Your abdominal muscles may be hidden under some blubber, but they are there.
I am mainly talking about the rectus abdominis (the source of the six-pack) and the oblique muscles on the side. The oblques are especially used for torso twisting, while the rectus does not exist for doing sit-ups but mainly to work in tandem with our back muscles so that we can stand up - and to bend over when we need to.
Many people exercise these muscles for athleticism or for appearance. Part of exercising "the core," as they say. Is it worth doing? Well, it can't hurt especially as we get older, but almost all calisthenics and heavy weights challenge those core muscles pretty well. Planks are the only core-specific things I do and I do them because I am told to.

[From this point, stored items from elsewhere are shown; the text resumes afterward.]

# ForJadeForest/DistillCLIP

Hardware: AMD Instinct MI355X
Metric: image-text pairs/sec (distill step) (higher is better)
Workload: dtype bf16; 1 GPU; l_clip.yaml dual distill: ViT-B/32 CLIP teacher -> weight-shared ViT(6x768,24h,R2) + text(4x768,12h,R2) students, 224px/77tok, losses out_l1+out_cos+0.1*cos_diff, fwd+loss+bwd+AdamW; global_batch=512, batch_per_gpu=512, parallelism=dp1, gradient_exchange=none, negatives=local (reference training_step semantics), optimizer_in_step=True, teacher_residual=fp16, saved_gelu_derivative=u8 fixed point, clock_probe=True

## Files before the change

### distillclip_amd/csrc/layernorm.hip

```cpp
#include <stdlib.h>
#include "common.h"

namespace {

constexpr int LN_MAXV = 4;

template <int NV, int OUT, bool X_F16>
__global__ __launch_bounds__(256) void ln_fwd_kernel(const void* __restrict__ x, int64_t ldx, const int* __restrict__ ridx,
                                                     const float* __restrict__ gamma, const float* __restrict__ beta,
                                                     void* __restrict__ y, int64_t ldy, float* __restrict__ mean,
                                                     float* __restrict__ rstd, int M, int D, float eps) {
    const int lane = threadIdx.x & 63;
    const int row = blockIdx.x * 4 + (threadIdx.x >> 6);
    if (row >= M) return;
    const int64_t src = ridx ? ridx[row] : row;
    float4 v[NV];
    float s = 0.f;
#pragma unroll
    for (int i = 0; i < NV; ++i) {
        const int c = (i * 64 + lane) * 4;
        v[i] = float4{0.f, 0.f, 0.f, 0.f};
        if (c < D) {
            if (X_F16) {
                const f16x4 h = *(const f16x4*)((const _Float16*)x + src * ldx + c);
                v[i] = float4{(float)h[0], (float)h[1], (float)h[2], (float)h[3]};
            } else {
                v[i] = *(const float4*)((const float*)x + src * ldx + c);
            }
        }
        s += (v[i].x + v[i].y) + (v[i].z + v[i].w);
    }
    const float mu = wave_sum(s) / D;
    float q = 0.f;
#pragma unroll
    for (int i = 0; i < NV; ++i) {
        const int c = (i * 64 + lane) * 4;
        if (c < D) {
            const float a = v[i].x - mu, b = v[i].y - mu, cc = v[i].z - mu, d = v[i].w - mu;
            q += (a * a + b * b) + (cc * cc + d * d);
        }
    }
    const float rs = rsqrtf(wave_sum(q) / D + eps);
    if (lane == 0) {
        if (mean) mean[row] = mu;
        if (rstd) rstd[row] = rs;
    }
#pragma unroll
    for (int i = 0; i < NV; ++i) {
        const int c = (i * 64 + lane) * 4;
        if (c < D) {
            const float4 g = *(const float4*)(gamma + c), b = *(const float4*)(beta + c);
            const float o0 = (v[i].x - mu) * rs * g.x + b.x, o1 = (v[i].y - mu) * rs * g.y + b.y;
            const float o2 = (v[i].z - mu) * rs * g.z + b.z, o3 = (v[i].w - mu) * rs * g.w + b.w;
            if (OUT == 1) {
                *(float4*)((float*)y + (int64_t)row * ldy + c) = float4{o0, o1, o2, o3};
            } else if (OUT == 2) {
                *(f16x4*)((_Float16*)y + (int64_t)row * ldy + c) = f16x4{(_Float16)o0, (_Float16)o1, (_Float16)o2, (_Float16)o3};
            } else {
                bf16x4 o = {f2bf(o0), f2bf(o1), f2bf(o2), f2bf(o3)};
                *(bf16x4*)((bf16_t*)y + (int64_t)row * ldy + c) = o;
            }
        }
    }
}

template <int NV, bool DY_F32>
__global__ __launch_bounds__(512) void ln_bwd_kernel(const void* __restrict__ dy, int64_t lddy, const float* __restrict__ x,
                                                     int64_t ldx, const int* __restrict__ ridx,
                                                     const float* __restrict__ gamma, const float* __restrict__ mean,
                                                     const float* __restrict__ rstd, float* __restrict__ dx_acc,
                                                     int64_t lddx, bf16_t* __restrict__ dx_bf16, int64_t lddb,
                                                     float* __restrict__ dgamma, float* __restrict__ dbeta, float* __restrict__ colsum, int M, int D) {
    constexpr int NW = 8, DP = NV * 256;
    extern __shared__ float red_[];
    float (*red)[NW][DP] = (float (*)[NW][DP])red_;
    const int lane = threadIdx.x & 63, wave = threadIdx.x >> 6;
    float4 dg[NV], db[NV], gm[NV], cs[NV];
#pragma unroll
    for (int i = 0; i < NV; ++i) {
        dg[i] = db[i] = cs[i] = float4{0.f, 0.f, 0.f, 0.f};
        const int c = (i * 64 + lane) * 4;
        gm[i] = c < D ? *(const float4*)(gamma + c) : float4{0.f, 0.f, 0.f, 0.f};
    }
    struct Raw {
        float4 x[NV], a[NV], d[NV];
        float mu, rs;
        int64_t src;
        int row;
    };
    auto issue = [&](int row, Raw& r) {
        r.row = row;
        r.src = ridx ? ridx[row] : row;
        r.mu = mean[row];
        r.rs = rstd[row];
#pragma unroll
        for (int i = 0; i < NV; ++i) {
            const int c = (i * 64 + lane) * 4;
            r.x[i] = r.a[i] = r.d[i] = float4{0.f, 0.f, 0.f, 0.f};
            if (c < D) {
                r.x[i] = *(const float4*)(x + r.src * ldx + c);
                r.a[i] = *(const float4*)(dx_acc + r.src * lddx + c);
                if (DY_F32) r.d[i] = *(const float4*)((const float*)dy + (int64_t)row * lddy + c);
                else {
                    const bf16x4 t = *(const bf16x4*)((const bf16_t*)dy + (int64_t)row * lddy + c);
                    union { bf16x4 h; float2 f; } u; u.h = t;
                    r.d[i].x = u.f.x; r.d[i].y = u.f.y;
                }
            }
        }
    };
    auto process = [&](const Raw& r) {
        float4 xh[NV], g[NV];
        float s1 = 0.f, s2 = 0.f;
#pragma unroll
        for (int i = 0; i < NV; ++i) {
            const int c = (i * 64 + lane) * 4;
            xh[i] = g[i] = float4{0.f, 0.f, 0.f, 0.f};
            if (c < D) {
                float4 d;
                if (DY_F32) d = r.d[i];
                else {
                    union { bf16x4 h; float2 f; } u; u.f = float2{r.d[i].x, r.d[i].y};
                    d = float4{bf2f(u.h[0]), bf2f(u.h[1]), bf2f(u.h[2]), bf2f(u.h[3])};
                }
                const float4 xv = r.x[i];
                xh[i] = float4{(xv.x - r.mu) * r.rs, (xv.y - r.mu) * r.rs, (xv.z - r.mu) * r.rs, (xv.w - r.mu) * r.rs};
                g[i] = float4{d.x * gm[i].x, d.y * gm[i].y, d.z * gm[i].z, d.w * gm[i].w};
                s1 += (g[i].x + g[i].y) + (g[i].z + g[i].w);
                s2 += (g[i].x * xh[i].x + g[i].y * xh[i].y) + (g[i].z * xh[i].z + g[i].w * xh[i].w);
                dg[i].x += d.x * xh[i].x; dg[i].y += d.y * xh[i].y; dg[i].z += d.z * xh[i].z; dg[i].w += d.w * xh[i].w;
                db[i].x += d.x; db[i].y += d.y; db[i].z += d.z; db[i].w += d.w;
            }
        }
        const float c1 = wave_sum(s1) / D, c2 = wave_sum(s2) / D;
#pragma unroll
        for (int i = 0; i < NV; ++i) {
            const int c = (i * 64 + lane) * 4;
            if (c < D) {
                float* o = dx_acc + r.src * lddx + c;
                float4 a = r.a[i];
                a.x += r.rs * (g[i].x - c1 - xh[i].x * c2);
                a.y += r.rs * (g[i].y - c1 - xh[i].y * c2);
                a.z += r.rs * (g[i].z - c1 - xh[i].z * c2);
                a.w += r.rs * (g[i].w - c1 - xh[i].w * c2);
                *(float4*)o = a;
                cs[i].x += a.x; cs[i].y += a.y; cs[i].z += a.z; cs[i].w += a.w;
                if (dx_bf16) {
                    bf16x4 bq = {f2bf(a.x), f2bf(a.y), f2bf(a.z), f2bf(a.w)};
                    *(bf16x4*)(dx_bf16 + r.src * lddb + c) = bq;
                }
            }
        }
    };
    const int stride = gridDim.x * NW;
    Raw ra, rb;
    int row = blockIdx.x * NW + wave;
    if (row < M) issue(row, ra);
    while (row < M) {
        int nrow = row + stride;
        if (nrow < M) issue(nrow, rb);
        process(ra);
        row = nrow;
        if (row >= M) break;
        nrow = row + stride;
        if (nrow < M) issue(nrow, ra);
        process(rb);
        row = nrow;
    }
#pragma unroll
    for (int i = 0; i < NV; ++i) {
        const int c = (i * 64 + lane) * 4;
        *(float4*)&red[0][wave][c] = dg[i];
        *(float4*)&red[1][wave][c] = db[i];
        *(float4*)&red[2][wave][c] = cs[i];
    }
    __syncthreads();
    for (int c = threadIdx.x; c < D; c += 64 * NW) {
        float a = 0.f, b = 0.f, k = 0.f;
#pragma unroll
        for (int w = 0; w < NW; ++w) { a += red[0][w][c]; b += red[1][w][c]; k += red[2][w][c]; }
        if (dgamma) unsafeAtomicAdd(dgamma + c, a);
        if (dbeta) unsafeAtomicAdd(dbeta + c, b);
        if (colsum) unsafeAtomicAdd(colsum + c, k);
    }
}

}
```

It is near-impossible for a woman to show a six-pack, and it seems like a silly pursuit for the average guy. For one thing, it takes a body fat of roughly below 9% to uncover the divisions of the rectus abdominis assembly.
What the ordinary exerciser can achieve with exercise and proper diet is to be "cut" vertically, ie having a clear demarcation between the rectus and the obliques. I think that ought to be a plenty good-enough conditioning indicator for man or woman. It is an indicator of somewhere around 15% body fat and of decent but not extreme fitness.
At 15%, you will still sizzle nicely in the crematorium but you will not start a conflagration. At 25% you are chubby and begin to be a fire hazard.
A pal of mine who works out bragged to me that he doesn't have a lousy six-pack - he has a whole keg.